● **What the task asks**
Your answer should be the lines of the data below that contain "kSignEps".

[Stored items]
────────────────────
template <bool LDS_BANK, bool EXACT>
__device__ __forceinline__ void lidar_pass(const DevCfg &c, const int n_items, const unsigned short *queue,
                                           unsigned long long *res , const double *beamtab,
                                           const double cx, const double cy, const double ca, const double sa,
                                           const int rec_off, const int lane, const double *hLt = nullptr , const int ld = 0)
{
    for (int base = 0; base < n_items; base += 64) {
        const int idx = base + lane;
        const bool act = idx < n_items;
        const unsigned code = queue[act ? idx : 0];
        const int src = code & 63, bi = (code >> 6) & (SSG_MAX_BEAMS - 1), s = (code >> 10) & 1;
        const double wcx = __shfl(cx, src), wcy = __shfl(cy, src), wca = __shfl(ca, src), wsa = __shfl(sa, src);
        const int woff = __shfl(rec_off, src);
        double ex, ey;
        beam_end(wcx, wcy, wca, wsa, beamtab[bi], beamtab[SSG_MAX_BEAMS + bi], c.lidar_dist, ex, ey);
        int cnt;
        if constexpr (LDS_BANK) cnt = (int)bank_at<LDS_BANK>(c, woff + SSG_MAP_OFF_COUNTS + s);
        else cnt = (int)hLt[s * ld + src];
        const int pb = woff + SSG_MAP_OFF_PLANES + s * (SSG_MAX_HULL * SSG_PLANE_DOUBLES);
        bool outside = false;
        bool out_sure = false, maybe = false;
        constexpr double kSignEps = 1e-9;
        bool ok = false;
        double ptx = ex, pty = ey;
        double bd = -1.0, bden = 1.0, t_hit = 0.0;
        int bj = 0;
        constexpr int kPlaneChunk = PlaneChunk<LDS_BANK>::n;
        for (int j0 = 0; __any(act & (j0 < cnt)); j0 += kPlaneChunk) {
            double pv0x[kPlaneChunk], pv0y[kPlaneChunk], pnx[kPlaneChunk], pny[kPlaneChunk], pv0n[kPlaneChunk];
            double pdtmin[kPlaneChunk], pdtmax[kPlaneChunk];
#pragma unroll
            for (int u = 0; u < kPlaneChunk; ++u) {
                const int j = j0 + u;
                const int q = pb + SSG_PLANE_DOUBLES * ((j < SSG_MAX_HULL) ? j : 0);
                const bool want = LDS_BANK || (act & (j < cnt));
                pv0x[u] = pv0y[u] = pnx[u] = pny[u] = pv0n[u] = 0.0;
                if (EXACT && want) { const double2 vv = bank_at2<LDS_BANK>(c, q + 0); pv0x[u] = vv.x; pv0y[u] = vv.y; }
                if (want) { const double2 nn = bank_at2<LDS_BANK>(c, q + 2); pnx[u] = nn.x; pny[u] = nn.y; }
                if (want) pv0n[u] = bank_at<LDS_BANK>(c, q + 4);
                if (EXACT) {
                    const int jp = (j == 0) ? cnt - 1 : j - 1;
                    const int qp = pb + SSG_PLANE_DOUBLES * ((jp >= 0 && jp < SSG_MAX_HULL) ? jp : 0);
                    const double ux = bank_at<LDS_BANK>(c, qp + 0), uy = bank_at<LDS_BANK>(c, qp + 1);
                    pdtmin[u] = seg_mad<EXACT>(pnx[u], uy, -(pny[u] * ux));
                    pdtmax[u] = seg_mad<EXACT>(pnx[u], pv0y[u], -(pny[u] * pv0x[u]));
                }
            }
#pragma unroll
            for (int u = 0; u < kPlaneChunk; ++u) {
                const int j = j0 + u;
                const bool valid = act & (j < cnt);
                const double nx = pnx[u], ny = pny[u], v0n = pv0n[u];
                const double an = seg_mad<EXACT>(wcx, nx, wcy * ny);
                const double d = an - v0n;
                if (EXACT) {
                    outside = outside | (valid & ((nx * (wcx - pv0x[u]) + ny * (wcy - pv0y[u])) > 0.0));
                } else {
                    out_sure = out_sure | (valid & (d > kSignEps));
                    maybe = maybe | (valid & !(d < -kSignEps));
                }
                const bool front = valid & !(d < 0.0);
                const double bn = seg_mad<EXACT>(ex, nx, ey * ny);
                const double den = dmax(an - bn, DBL_MIN);
                if (EXACT) {
                    const double t = d / den;
                    const double omt = 1.0 - t;
                    const double qx = seg_mad<EXACT>(ex, t, wcx * omt), qy = seg_mad<EXACT>(ey, t, wcy * omt);
                    const double dtv = seg_mad<EXACT>(nx, qy, -(ny * qx));
                    const bool acc = front & !((t < 0.0) | (1.0 < t)) & (pdtmin[u] <= dtv) & (dtv <= pdtmax[u]);
                    ok = ok | acc;
                    ptx = acc ? qx : ptx;
                    pty = acc ? qy : pty;
                } else {
                    const bool better = front & (d <= den) & (d * bden >= bd * den);
// ... 47 lines not shown
        }
#ifdef SSG_LIDAR_COUNT
        if (c.dbg) {
            const unsigned long long ma = __ballot(act), mh = __ballot(hit), mo = __ballot(act & !outside);
            if (lane == 0) { atomicAdd(c.dbg + 65536 + 0, (unsigned long long)__popcll(ma)); atomicAdd(c.dbg + 65536 + 1, (unsigned long long)__popcll(mh));
                             atomicAdd(c.dbg + 65536 + 2, 1ull); atomicAdd(c.dbg + 65536 + 3, (unsigned long long)__popcll(mo)); }
        }
#endif
    }
}

template <class T>
__device__ __forceinline__ void st_out(T *p, T v)
{
#ifdef SSG_WT
    __hip_atomic_store(p, v, __ATOMIC_RELAXED, __HIP_MEMORY_SCOPE_AGENT);
#else
    *p = v;
#endif
}

#ifdef SSG_STAMPS
#define SSG_STAMP(k)                                                                              \
    do {                                                                                          \
        __builtin_amdgcn_sched_barrier(0);                                                        \
        unsigned long long t_;                                                                    \
        asm volatile("s_memtime %0\n\ts_waitcnt lgkmcnt(0)" : "=s"(t_)::"memory");               \
        __builtin_amdgcn_sched_barrier(0);                                                        \
        stamp_[k] = t_;                                                                           \
    } while (0)
#define SSG_STAMP_FLUSH(n)                                                                        \
    do {                                                                                          \
        if (c.dbg && lane == 0) {                                                                 \
            unsigned long long *d_ = c.dbg + 16 * (size_t)(blockIdx.x * (NR * EPW / 64) + (threadIdx.x >> 6)); \
            for (int k_ = 0; k_ < 16; ++k_) d_[k_] = stamp_[k_];   \
        }                                                                                         \
    } while (0)
#ifdef SSG_STAMPS_ITER
#define SSG_STAMP_K(i) do { } while (0)
#else
#define SSG_STAMP_K(i) do { if (k == (K >= 2 ? K - 2 : 0)) SSG_STAMP(i); } while (0)
#endif
#else
#define SSG_STAMP(k) do { } while (0)
#define SSG_STAMP_K(i) do { } while (0)
#define SSG_STAMP_FLUSH(n) do { } while (0)
#endif
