## Fuse per-level input/key token construction into one grouped transpose-add kernel

Adds a HIP kernel that, for all decoder feature levels in a single launch, transposes channel-major memory to token-major, adds the level embedding and positional encoding, and writes the value and key tensors in the activation dtype. A matching backward kernel sums the value and key gradients, transposes them back to the memory layout and emits the f32 per-token sums used for the level-embedding gradient. Level positions also go through the same forward kernel. This replaces several separate elementwise, transpose and cast ops per level with one launch each direction, at the cost of extra validation code and a materialised f32 gradient buffer for the embedding column sums.

```diff
diff --git a/include/maskbev_hip.h b/include/maskbev_hip.h
--- a/include/maskbev_hip.h
+++ b/include/maskbev_hip.h
@@ -453,6 +453,13 @@
 int mbv_copy_group(const void* const* src, void* const* dst, const int64_t* bytes, int32_t n, void* stream);
 int mbv_transpose_group(const void* const* src, void* const* dst, const int32_t* rows, const int32_t* cols, int32_t n,
                         int32_t elem_size, void* stream);
+int mbv_level_tokens_fwd(const void* const* src, int32_t src_dtype, const void* const* row, const void* const* pos,
+                         const int64_t* pos_strides, const int32_t* lengths, int32_t n_levels, int32_t batch,
+                         int32_t channels, void* const* out_val, void* const* out_key, const int64_t* out_batch_stride,
+                         int32_t out_dtype, void* stream);
+int mbv_level_tokens_bwd(const void* const* g_val, const void* const* g_key, int32_t g_dtype, const int32_t* lengths,
+                         int32_t n_levels, int32_t batch, int32_t channels, void* const* g_sum, void* const* g_src,
+                         int32_t src_dtype, void* stream);
 
 int mbv_gemm32s_supported(int32_t layout, int64_t m, int64_t n, int64_t k);
 
diff --git a/mask_bev_amd/_lib.py b/mask_bev_amd/_lib.py
--- a/mask_bev_amd/_lib.py
+++ b/mask_bev_amd/_lib.py
@@ -68,6 +68,8 @@
     'mbv_rowchain_run_split': (ctypes.c_int, [_P, _I, _I, _I, _F, _I, _I, _P]),
     'mbv_transpose_group': (ctypes.c_int, [_P, _P, _P, _P, _I, _I, _P]),
     'mbv_copy_group': (ctypes.c_int, [_P, _P, _P, _I, _P]),
+    'mbv_level_tokens_fwd': (ctypes.c_int, [_P, _I, _P, _P, _P, _P, _I, _I, _I, _P, _P, _P, _I, _P]),
+    'mbv_level_tokens_bwd': (ctypes.c_int, [_P, _P, _I, _P, _I, _I, _I, _P, _P, _I, _P]),
     'mbv_fragment_group': (ctypes.c_int, [_P, _P, _P, _P, _P, _P, _I, _P]),
     'mbv_window_attn_lse_elems': (_L, [_I, _I, _I, _I, _I]),
     'mbv_window_attn_fwd': (ctypes.c_int, [_P, _P, _P, _I, _I, _I, _I, _I, _I, _I, _I, _P, _P, _P]),
diff --git a/mask_bev_amd/csrc/level_tokens.hip b/mask_bev_amd/csrc/level_tokens.hip
--- /dev/null
+++ b/mask_bev_amd/csrc/level_tokens.hip
@@ -0,0 +1,220 @@
+#include "common.hpp"
+
+namespace {
+constexpr int LT_MAX = 8;
+constexpr int LT_TC = 64;
+constexpr int LT_TL = 32;
+
+struct LtLevel {
+  const void* a;
+  const void* b;
+  const float* row;
+  void* o0;
+  void* o1;
+  long pos_bs, pos_ls, pos_cs;
+  long o0_bs, o1_bs;
+  int L, tiles_l, tile_begin;
+};
+struct LtArgs {
+  int n, B, C, tiles_c;
+  int dt_cm;
+  int dt_tm;
+  LtLevel e[LT_MAX];
+};
+
+__device__ __forceinline__ float lt_load(const void* p, long i, int dt) {
+  if (dt == MBV_DT_F32) return reinterpret_cast<const float*>(p)[i];
+  const unsigned short h = reinterpret_cast<const unsigned short*>(p)[i];
+  if (dt == MBV_DT_BF16) return __uint_as_float((unsigned)h << 16);
+  return (float)__builtin_bit_cast(_Float16, h);
+}
+__device__ __forceinline__ unsigned short lt_bits(float f, int dt) {
+  if (dt == MBV_DT_BF16) return f32_to_bf16_rne(f);
+  return __builtin_bit_cast(unsigned short, (_Float16)f);
+}
+__device__ __forceinline__ void lt_store(void* p, long i, float f, int dt) {
+  if (dt == MBV_DT_F32) reinterpret_cast<float*>(p)[i] = f;
+  else reinterpret_cast<unsigned short*>(p)[i] = lt_bits(f, dt);
+}
+__device__ __forceinline__ void lt_load2(const void* p, long i, int dt, float& x, float& y) {
+  if (dt == MBV_DT_F32) {
+    const float2 v = *reinterpret_cast<const float2*>(reinterpret_cast<const float*>(p) + i);
+    x = v.x; y = v.y;
+  } else {
+    const unsigned v = *reinterpret_cast<const unsigned*>(reinterpret_cast<const unsigned short*>(p) + i);
+    if (dt == MBV_DT_BF16) { x = __uint_as_float(v << 16); y = __uint_as_float(v & 0xffff0000u); }
+    else { x = (float)__builtin_bit_cast(_Float16, (unsigned short)(v & 0xffffu)); y = (float)__builtin_bit_cast(_Float16, (unsigned short)(v >> 16)); }
+  }
+}
+__device__ __forceinline__ void lt_store2(void* p, long i, int dt, float x, float y) {
+  if (dt == MBV_DT_F32) *reinterpret_cast<float2*>(reinterpret_cast<float*>(p) + i) = make_float2(x, y);
+  else *reinterpret_cast<unsigned*>(reinterpret_cast<unsigned short*>(p) + i) = (unsigned)lt_bits(x, dt) | ((unsigned)lt_bits(y, dt) << 16);
+}
+
+struct LtTile { int level, b, c0, l0; };
+__device__ __forceinline__ LtTile lt_tile(const LtArgs& A) {
+  int ei = 0;
+  for (int i = 1; i < A.n; ++i)
+    if ((int)blockIdx.x >= A.e[i].tile_begin) ei = i;
+  const LtLevel& e = A.e[ei];
+  int t = (int)blockIdx.x - e.tile_begin;
+  const int per_b = A.tiles_c * e.tiles_l;
+  LtTile r;
+  r.level = ei;
+  r.b = t / per_b;
+  t -= r.b * per_b;
+  r.c0 = (t / e.tiles_l) * LT_TC;
+  r.l0 = (t % e.tiles_l) * LT_TL;
+  return r;
+}
+
+template <bool KEY>
+__global__ void __launch_bounds__(256) k_level_tokens_fwd(const LtArgs A) {
+  __shared__ float sv[LT_TC][LT_TL + 1];
+  __shared__ float sk[KEY ? LT_TC : 1][LT_TL + 1];
+  const LtTile T = lt_tile(A);
+  const LtLevel& e = A.e[T.level];
+  const int C = A.C, L = e.L;
+  {
+    const int tx = threadIdx.x & 31, ty = threadIdx.x >> 5;
+    const int l = T.l0 + tx;
+#pragma unroll
+    for (int k = 0; k < LT_TC / 8; ++k) {
+      const int cl = ty + 8 * k, c = T.c0 + cl;
+      if (l < L && c < C) {
+        const float x = lt_load(e.a, ((long)T.b * C + c) * L + l, A.dt_cm) + e.row[c];
+        sv[cl][tx] = x;
+        if (KEY) sk[cl][tx] = x + reinterpret_cast<const float*>(e.b)[T.b * e.pos_bs + l * e.pos_ls + c * e.pos_cs];
+      }
+    }
+  }
+  __syncthreads();
+  {
+    const int cl = (threadIdx.x & 31) * 2, ty = threadIdx.x >> 5;
+    const int c = T.c0 + cl;
+#pragma unroll
+    for (int k = 0; k < LT_TL / 8; ++k) {
+      const int ll = ty + 8 * k, l = T.l0 + ll;
+      if (l < L && c < C) {
+        lt_store2(e.o0, T.b * e.o0_bs + (long)l * C + c, A.dt_tm, sv[cl][ll], sv[cl + 1][ll]);
+        if (KEY) lt_store2(e.o1, T.b * e.o1_bs + (long)l * C + c, A.dt_tm, sk[cl][ll], sk[cl + 1][ll]);
+      }
+    }
+  }
+}
+
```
────────────────────
● **Response to this task**
        constexpr double kSignEps = 1e-9;
                    out_sure = out_sure | (valid & (d > kSignEps));
                    maybe = maybe | (valid & !(d < -kSignEps));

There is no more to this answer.